Over the next few days he’ll play three times in London, first supporting Pharrell Williams at the Apple Music Festival, where his sweet voice and slick moves should show the ubiquitous R&B smoothie a thing or two. Then he has two nights at the Shepherd’s Bush Empire, a landmark venue for musicians on the way up. Audiences who have only seen Sam Cooke and Otis Redding on YouTube are getting a taste of what the real thing must have been like. He’s not bringing classic soul up to date, as Amy Winehouse did by adding heavier beats and swearing, but travelling back to meet the sound at the point when it was at its best. Not for nothing is his debut album, a top 10 hit when it was released in June, called Coming Home. That’s exactly what it feels like.

 

He makes slight attempts to persuade me that he’s not stuck in a complete timewarp. “Some of the structures of the songs are different from how they would have done it in the Sixties,” he tells me. “A song like Smooth Sailin’ wouldn’t have been written then. The subject of Lisa Sawyer, people wouldn’t write something like that.” His song Lisa Sawyer is a gorgeous doo-wop number, titled after his mother and lovingly detailing her early life in New Orleans. But even so, anyone who calls another song Twistin’ and Groovin’ in 2015 clearly isn’t operating at the bleeding edge of popular culture. He even suggests that he changed the way he would naturally pronounce certain words to make the style more authentic.

 

Until very recently, Bridges was a bus boy at Del Frisco’s grill in Fort Worth, washing dishes while singing and playing his acoustic guitar on the side.
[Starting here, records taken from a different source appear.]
__device__ inline long long block_excl_scan64(long long v, long long* s_wave , long long* total) {
  const int lane = threadIdx.x & 63, w = threadIdx.x >> 6;
  long long incl = wave_incl_scan(v);
  if (lane == 63) s_wave[w] = incl;
  __syncthreads();
  long long base = 0, tot = 0;
#pragma unroll
  for (int i = 0; i < TK_WAVES; ++i) {
    const long long x = s_wave[i];
    if (i < w) base += x;
    tot += x;
  }
  __syncthreads();
  *total = tot;
  return base + incl - v;
}

template <typename T, int EPT, bool FROM_MASK, bool FULL, int HMAX = 1024, bool EXT_CAND = false, bool K16 = false, bool HCW = K16>
__device__ __forceinline__ void select_body(const TopkParams& p, uint32_t (&key)[K16 ? EPT / 2 : EPT], unsigned long long sel, int n,
                                            int t, int row, const T* base, uint32_t* cand = nullptr) {
  constexpr int R = EPT / 4;
  static_assert(!K16 || (sizeof(T) == 2 && !FROM_MASK), "packed keys: 16-bit maps");
  auto key_at = [&](int i) -> uint32_t {
    if constexpr (K16) return (i & 1) ? (key[i >> 1] >> 16) : (key[i >> 1] & 0xffffu);
    else return key[i];
  };
  auto digit_at = [&](int i, int shift, int d) -> int {
    if constexpr (K16) return (int)__builtin_amdgcn_ubfe(~key[i >> 1], shift + 16 * (i & 1), d);
    else return (int)__builtin_amdgcn_ubfe(~key[i], shift, d);
  };
  __shared__ int s_hist[TK_MAX_BINS + 1];
  __shared__ int s_head[HMAX];
  __shared__ int s_wave[TK_WAVES];
  __shared__ uint32_t s_red[2 * TK_WAVES];
  __shared__ int s_bcast[4];
  uint32_t* s_ckey;
  uint32_t* s_cidx;
  if constexpr (EXT_CAND) {
    s_ckey = cand; s_cidx = cand + TK_CAND_CAP;
  } else {
    __shared__ uint32_t s_cand[2 * TK_CAND_CAP];
    s_ckey = s_cand; s_cidx = s_cand + TK_CAND_CAP;
  }
  __shared__ uint32_t s_selbits[512];
  __shared__ int s_ncand;

  const int tid = threadIdx.x;
  const int lane = tid & 63, wv = tid >> 6;
#ifdef SEA_STAMP
  unsigned long long _tprev = __builtin_amdgcn_s_memtime();
#endif
  for (int i = tid; i <= TK_MAX_BINS; i += TK_THREADS) s_hist[i] = 0;
  for (int i = tid; i < 512; i += TK_THREADS) s_selbits[i] = 0;
  for (int i = tid; i < p.H; i += TK_THREADS) s_head[i] = 0;
  if (tid == 0) s_ncand = 0;

  if (!FROM_MASK) {
    const int K = p.keep[n * p.keep_stride_n + t + (p.t_src_dev ? p.t_src_dev[n * p.t_src_stride] - p.T_dst : 0)];
    if (K >= p.M) {
#pragma unroll
      for (int j = 0; j < R; ++j)
        if (FULL || j * TK_THREADS + tid < p.nchunks) sel |= 0xFull << (4 * j);
      __syncthreads();
    } else if (K <= 0) {
      __syncthreads();
    } else {
      uint32_t umin = 0xFFFFFFFFu, umax = 0u;
      if constexpr (K16) {
        typedef unsigned short us2 __attribute__((ext_vector_type(2)));
        us2 mn = us2{0xFFFF, 0xFFFF}, mx = us2{0, 0};
#pragma unroll
        for (int j = 0; j < R; ++j) {
          if (FULL || j * TK_THREADS + tid < p.nchunks) {
            const us2 a = __builtin_bit_cast(us2, key[2 * j]), b = __builtin_bit_cast(us2, key[2 * j + 1]);
            mn = __builtin_elementwise_min(mn, __builtin_elementwise_min(a, b));
            mx = __builtin_elementwise_max(mx, __builtin_elementwise_max(a, b));
          }
        }
        umin = min((uint32_t)mn[0], (uint32_t)mn[1]);
        umax = max((uint32_t)mx[0], (uint32_t)mx[1]);
      } else {
#pragma unroll
      for (int j = 0; j < R; ++j) {
        if (FULL || j * TK_THREADS + tid < p.nchunks) {
          umin = min(umin, min(min(key[4 * j], key[4 * j + 1]), min(key[4 * j + 2], key[4 * j + 3])));
          umax = max(umax, max(max(key[4 * j], key[4 * j + 1]), max(key[4 * j + 2], key[4 * j + 3])));
        }
      }
      }
      umin = wave_min(umin);
      umax = wave_max(umax);
      if (lane == 0) { s_red[wv] = umin; s_red[TK_WAVES + wv] = umax; }
      __syncthreads();
#pragma unroll
      for (int i = 0; i < TK_WAVES; ++i) { umin = min(umin, s_red[i]); umax = max(umax, s_red[TK_WAVES + i]); }
      STAMP(1);
      const int bits_left = (umax == umin) ? 0 : (32 - __clz(umax ^ umin));
      bool fast = bits_left > 0;
      int rb_sel = 0, kth = K, c_in = 0, shift = 0, d = 0;
      if (fast) {
        d = bits_left < 11 ? bits_left : 11;
        shift = bits_left - d;
        const int nb = 1 << d;
#pragma unroll
        for (int i = 0; i < EPT; ++i) {
          int rb = digit_at(i, shift, d);
          if (!FULL) rb = (((i >> 2) * TK_THREADS + tid) < p.nchunks) ? rb : TK_MAX_BINS;
          atomicAdd(&s_hist[rb], 1);
        }
        __syncthreads();
        const int per = (nb + TK_THREADS - 1) / TK_THREADS;
        int mine = 0;
        for (int i = 0; i < per; ++i) {
          const int bi = tid * per + i;
          if (bi < nb) mine += s_hist[bi];
        }
        int total;
        const int excl = block_excl_scan(mine, s_wave, &total);
        if (excl < K && K <= excl + mine) {
          int run = excl;
          for (int i = 0; i < per; ++i) {
            const int bi = tid * per + i;
            const int c = s_hist[bi];
            if (K <= run + c) { s_bcast[0] = bi; s_bcast[1] = run; s_bcast[2] = c; break; }
            run += c;
          }
        }
        __syncthreads();
        rb_sel = s_bcast[0];
        kth = K - s_bcast[1];
        c_in = s_bcast[2];
        fast = c_in <= TK_CAND_CAP;
      }
      STAMP(2);
      if (fast) {
#pragma unroll
        for (int i = 0; i < EPT; ++i) {
          const int rb = digit_at(i, shift, d);
          const bool valid = FULL || (((i >> 2) * TK_THREADS + tid) < p.nchunks);
          if (valid && rb < rb_sel) sel |= 1ull << i;
          if (valid && rb == rb_sel) {
            const int slot = atomicAdd(&s_ncand, 1);
            s_ckey[slot] = key_at(i);
            s_cidx[slot] = (uint32_t)(((i >> 2) * TK_THREADS + tid) * 4 + (i & 3));
          }
        }
        __syncthreads();
        for (int ci = tid; ci < c_in; ci += TK_THREADS) {
          const uint32_t ku = s_ckey[ci], kf = s_cidx[ci];
          int rank = 0;
          for (int cj = 0; cj < c_in; ++cj) {
            const uint32_t ou = s_ckey[cj], of = s_cidx[cj];
            rank += (ou > ku || (ou == ku && of < kf)) ? 1 : 0;
          }
          if (rank < kth) atomicOr(&s_selbits[kf >> 5], 1u << (kf & 31));
        }
        __syncthreads();
#pragma unroll
        for (int j = 0; j < R; ++j) {
          const int c = j * TK_THREADS + tid;
          const unsigned long long nibx = (s_selbits[(c >> 3) & 511] >> (4 * (c & 7))) & 0xFu;
          sel |= nibx << (4 * j);
        }
      } else if constexpr (K16) {
        const bool hist = bits_left > 0;
        int n_eq = hist ? c_in : p.M;
        uint32_t tau_low = 0u;
        const uint32_t lowmask = hist ? ((1u << shift) - 1u) : 0u;
        auto in_bin = [&](int i) -> bool {
          const bool valid = FULL || (((i >> 2) * TK_THREADS + tid) < p.nchunks);
          return valid && (!hist || digit_at(i, shift, d) == rb_sel);
        };
        if (hist) {
#pragma unroll
          for (int i = 0; i < EPT; ++i) {
            const bool valid = FULL || (((i >> 2) * TK_THREADS + tid) < p.nchunks);
            if (valid && digit_at(i, shift, d) < rb_sel) sel |= 1ull << i;
          }
          if (shift > 0) {
            const int nb2 = 1 << shift;
            __syncthreads();
            if (tid < nb2) s_hist[tid] = 0;
            __syncthreads();
#pragma unroll
            for (int i = 0; i < EPT; ++i)
              if (in_bin(i)) atomicAdd(&s_hist[nb2 - 1 - (int)(key_at(i) & lowmask)], 1);
            __syncthreads();
            const int mine = tid < nb2 ? s_hist[tid] : 0;
            int total;
            const int excl = block_excl_scan(mine, s_wave, &total);
            if (tid < nb2 && excl < kth && kth <= excl + mine) { s_bcast[0] = tid; s_bcast[1] = excl; s_bcast[2] = mine; }
            __syncthreads();
            tau_low = (uint32_t)(nb2 - 1 - s_bcast[0]);
            kth -= s_bcast[1];
            n_eq = s_bcast[2];
#pragma unroll
            for (int i = 0; i < EPT; ++i)
              if (in_bin(i) && (key_at(i) & lowmask) > tau_low) sel |= 1ull << i;
          }
        }
        int seen = 0;
#pragma unroll
        for (int j = 0; j < R; ++j) {
          bool tie[4];
          int cnt = 0;
#pragma unroll
          for (int e = 0; e < 4; ++e) {
            tie[e] = in_bin(4 * j + e) && (key_at(4 * j + e) & lowmask) == tau_low;
            cnt += tie[e] ? 1 : 0;
          }
          int total = 0, rank = 0;
          if (n_eq != kth) rank = seen + block_excl_scan(cnt, s_wave, &total);
#pragma unroll
          for (int e = 0; e < 4; ++e) {
            if (tie[e]) {
              if (n_eq == kth || rank < kth) sel |= 1ull << (4 * j + e);
              ++rank;
            }
          }
          seen += total;
        }
        __syncthreads();
      } else {
        sel = select_multipass<T>(base, p.sh, p.T_m, p.nchunks, p.M, K, umin, umax, R, s_hist, s_wave, s_bcast);
        for (int i = tid; i < p.H; i += TK_THREADS) s_head[i] = 0;
        __syncthreads();
      }
    }
  } else {
    __syncthreads();
  }

  STAMP(3);
  const int w_t = row_width(t, p.T_dst, p.t_src_dev ? p.t_src_dev[n * p.t_src_stride] : p.T_src, p.is_causal);
  const float scale = interp_scale(w_t, p.T_m);
  const bool tm_pow2 = (p.T_m & (p.T_m - 1)) == 0;
  const int tm_sh = __ffs(p.T_m) - 1;
#pragma unroll
  for (int j = 0; j < R; ++j) {
    const int c = j * TK_THREADS + tid;
    const bool valid = FULL || c < p.nchunks;
    const uint32_t nib = (uint32_t)(sel >> (4 * j)) & 0xFu;
    uint32_t word = nib << (4 * (lane & 7));
    word |= dpp_u32<0xB1>(word);
    word |= dpp_u32<0x4E>(word);
    word |= dpp_u32<0x141>(word);
    if ((lane & 7) == 0 && (c >> 3) < p.W) p.bits[(int64_t)row * p.W + (c >> 3)] = word;
    if (p.mask_out != nullptr && valid) {
      const int f0 = c * 4;
      const int h = f0 / p.T_m, b0 = f0 - h * p.T_m;
      float4 m;
      m.x = (nib & 1u) ? 1.f : 0.f; m.y = (nib & 2u) ? 1.f : 0.f;
      m.z = (nib & 4u) ? 1.f : 0.f; m.w = (nib & 8u) ? 1.f : 0.f;
      *reinterpret_cast<float4*>(p.mask_out + (((int64_t)n * p.H + h) * p.T_dst + t) * p.T_m + b0) = m;
    }
  }
  if constexpr (K16 && HCW) {
    int wpx[4];
    {
      float bprev = interp_bound(4 * lane, scale);
#pragma unroll
      for (int e = 0; e < 4; ++e) {
        const float bnext = interp_bound(4 * lane + e + 1, scale);
        const int w = (int)(bnext - bprev);
        wpx[e] = w < p.max_k ? w : p.max_k;
        bprev = bnext;
      }
    }
#pragma unroll
    for (int j0 = 0; j0 < R; j0 += 8) {
      float red[8];
#pragma unroll
      for (int b = 0; b < 8; ++b) {
        int sum = 0;
        if (j0 + b < R) {
          const uint32_t nib = (uint32_t)(sel >> (4 * (j0 + b))) & 0xFu;
#pragma unroll
          for (int e = 0; e < 4; ++e) sum += (nib >> e) & 1u ? wpx[e] : 0;
        }
        red[b] = (float)sum;
      }
      const float x = wave_reduce8(red, [](float u, float v) { return u + v; });
#pragma unroll
      for (int b = 0; b < 8; ++b) {
        const int h = 4 * (j0 + b) + wv;
        if (j0 + b < R && h < p.H && lane == 0) s_head[h] = (int)reduce8_get(x, b);
      }
    }
  } else {
    unsigned long long m = sel;
    while (m) {
      const int i = __ffsll((long long)m) - 1;
      m &= m - 1;
      const int f = ((i >> 2) * TK_THREADS + tid) * 4 + (i & 3);
      const int h = tm_pow2 ? (f >> tm_sh) : f / p.T_m, b = f - h * p.T_m;
      int w = (int)(interp_bound(b + 1, scale) - interp_bound(b, scale));
      w = w < p.max_k ? w : p.max_k;
      if (w > 0) atomicAdd(&s_head[h], w);
    }
  }
  __syncthreads();
  STAMP(4);
  if (wv == 0) {
    int carry = 0;
    int32_t* ho = p.head_off + (int64_t)row * (p.H + 1);
    for (int h0 = 0; h0 < p.H; h0 += 64) {
      const int h = h0 + lane;
      const int v = h < p.H ? s_head[h] : 0;
      const int incl = wave_incl_scan(v);
      if (h < p.H) ho[h] = carry + incl - v;
      carry += __shfl(incl, 63);
    }
    if (lane == 0) {
      ho[p.H] = carry; p.row_nnz[row] = carry;
      if (p.crow1 != nullptr) { p.crow1[2 * row] = 0; p.crow1[2 * row + 1] = carry; }
    }
  }
}

template <typename T, int EPT, bool FROM_MASK, bool FULL>
__global__ __launch_bounds__(TK_THREADS) void topk_select_kernel(TopkParams p) {
  constexpr int R = EPT / 4;
  const int tid = threadIdx.x;
  const int row = blockIdx.x;
  const int n = row / p.T_dst, t = row - n * p.T_dst;
  const T* base = reinterpret_cast<const T*>(p.src) + n * p.sn + t * p.st;
#ifdef SEA_STAMP
  unsigned long long _tprev = __builtin_amdgcn_s_memtime();
#endif

  uint32_t key[EPT];
  unsigned long long sel = 0;
#pragma unroll
  for (int j = 0; j < R; ++j) {
    const int c = j * TK_THREADS + tid;
    float f[4] = {0.f, 0.f, 0.f, 0.f};
    const bool valid = FULL || c < p.nchunks;
    if (valid) {
      const int f0 = c * 4;
      const int h = f0 / p.T_m, b0 = f0 - h * p.T_m;
      load4<T>(base + h * p.sh + b0, f);
    }
#pragma unroll
    for (int e = 0; e < 4; ++e) {
      if (FROM_MASK) {
        if (valid && f[e] != 0.f) sel |= 1ull << (4 * j + e);
        key[4 * j + e] = 0;
      } else {
        key[4 * j + e] = valid ? f2key(f[e]) : 0u;
      }
    }
  }
  STAMP(0);
  select_body<T, EPT, FROM_MASK, FULL>(p, key, sel, n, t, row, base);
}

template <typename T, int EPT, bool FULL>
__device__ __forceinline__ void tail_select_row(const TailParams& tp, const TopkParams& p, float* s_z, int row) {
#include "sea_tail_select_row.inc"
}

template <typename T, int EPT, bool FULL>
#ifndef SEA_TSEL_OCC32
#define SEA_TSEL_OCC32 7
#endif
#ifndef SEA_TSEL_OCC16
#define SEA_TSEL_OCC16 7
#endif
__global__ __launch_bounds__(TK_THREADS, EPT <= 16 ? SEA_TSEL_OCC16 : EPT == 32 ? SEA_TSEL_OCC32 : EPT == 40 ? 5 : 1) void predictor_tail_select_kernel(TailParams tp, TopkParams p) {
  extern __shared__ __attribute__((aligned(16))) float s_z[];
  const int row = blockIdx.x;
#include "sea_tail_select_row.inc"
}

template <int EPT>
__global__ __launch_bounds__(TK_THREADS) void predictor_tail_select_f32_kernel(TailParams tp, TopkParams p) {
  using T = float;
  constexpr bool FULL = false;
  static_assert(EPT <= 32, "one batch of eight heads per wave (H <= 32)");
  extern __shared__ __attribute__((aligned(16))) float s_z[];
  const int row = blockIdx.x;
#include "sea_tail_select_row.inc"
}

template <typename T, int E, int EPT>
__device__ __forceinline__ void tail_select_row_gen(const TailParams& tp, const TopkParams& p, float* s_z, int row) {
  constexpr bool TAB_LDS = false;
#include "sea_tail_select_row_gen.inc"
}

template <typename T, int E, int EPT>
__global__ __launch_bounds__(TK_THREADS) void predictor_tail_select_gen_kernel(TailParams tp, TopkParams p) {
  constexpr bool TAB_LDS = true;
  extern __shared__ __attribute__((aligned(16))) float s_z[];
  const int row = blockIdx.x;
#include "sea_tail_select_row_gen.inc"
}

He was spotted by Austin Jenkins and Josh Block, the guitarist and drummer of fairly successful Texas indie band White Denim. The pair had been collecting vintage instruments and setting up a recording studio in a Fort Worth building formerly used for testing golf clubs. Bridges’ sharp look and bare bones songs were exactly the foundations they needed to make something special. The pair bustle into the room halfway through our conversation, both tall and energetic, and beam with pleasure when I tell them exactly how often Coming Home goes on the stereo in my house.

 

They’ve now said goodbye to White Denim and are working with Bridges full time. “I knew the music they were making before was very different, and wasn’t sure what they would do with me,” says the singer. “They were able to bring the sound that was in my head to life. They’re quite a lot older than me, but working together really worked out.”

 

He’s at pains to stress that the music was all written and recorded before any record companies came sniffing around. He’s vulnerable to the suggestion that he’s some major label marketing project, looking so perfect that surely a crack team of stylists is involved. Not so. He’s been dressing this way for at least three years – high-waisted trousers and smart shoes and shirts all day, every day, not just on stage. “Yes, I might be more comfortable in sneakers, but I feel good in this,” he insists. “There are certain stores I enjoy going to. It’s fun for me. But I need a lot more suits.”

 

He seems to enjoy setting rules for himself, enabling him to be more creative within tight boundaries. Back at high school he was much less sure about who he wanted to be, though he gravitated towards the world of dance and studied ballet and jazz dancing at college. At that time he was more into modern R&B singers like Usher. “With my own music, I had thought about trying to make neo-soul, or alternative R&B, like Frank Ocean, before I started doing this.” At home, his mother was listening to what he calls “Mom soul, like Babyface”. His father, who left when he was seven but is still nearby, introduced him to Otis Redding and Curtis Mayfield but also Queen. “We used to play a game where we’d try and push each other in the pool. If he got me, he’d sing We are the Champions.”

 

In concert in Bristol, in front of five vintage spotlights and a pleated red curtain, he introduces a few new songs to the set. They’re as traditional as ever, warm horns and swinging guitar, memorable straight away and showing no signs of interest in the 21st Century. Watch this space, though. “Bobby Womack brought in synthesizers and he was still Bobby Womack,” he points out. Avicii has been on the phone, he says, no doubt wanting to surround another great soul voice with cacophonous electronic dance music, as he did with Aloe Blacc. He also reveals that he’s just sung the chorus of a new song by the rapper Macklemore. So he might yet join the rest of us in modern times, but until then, his journey into the past is a trip worth taking.

 

Sept 26, Apple Music Festival, Roundhouse, NW1 (applemusicfestival.com) 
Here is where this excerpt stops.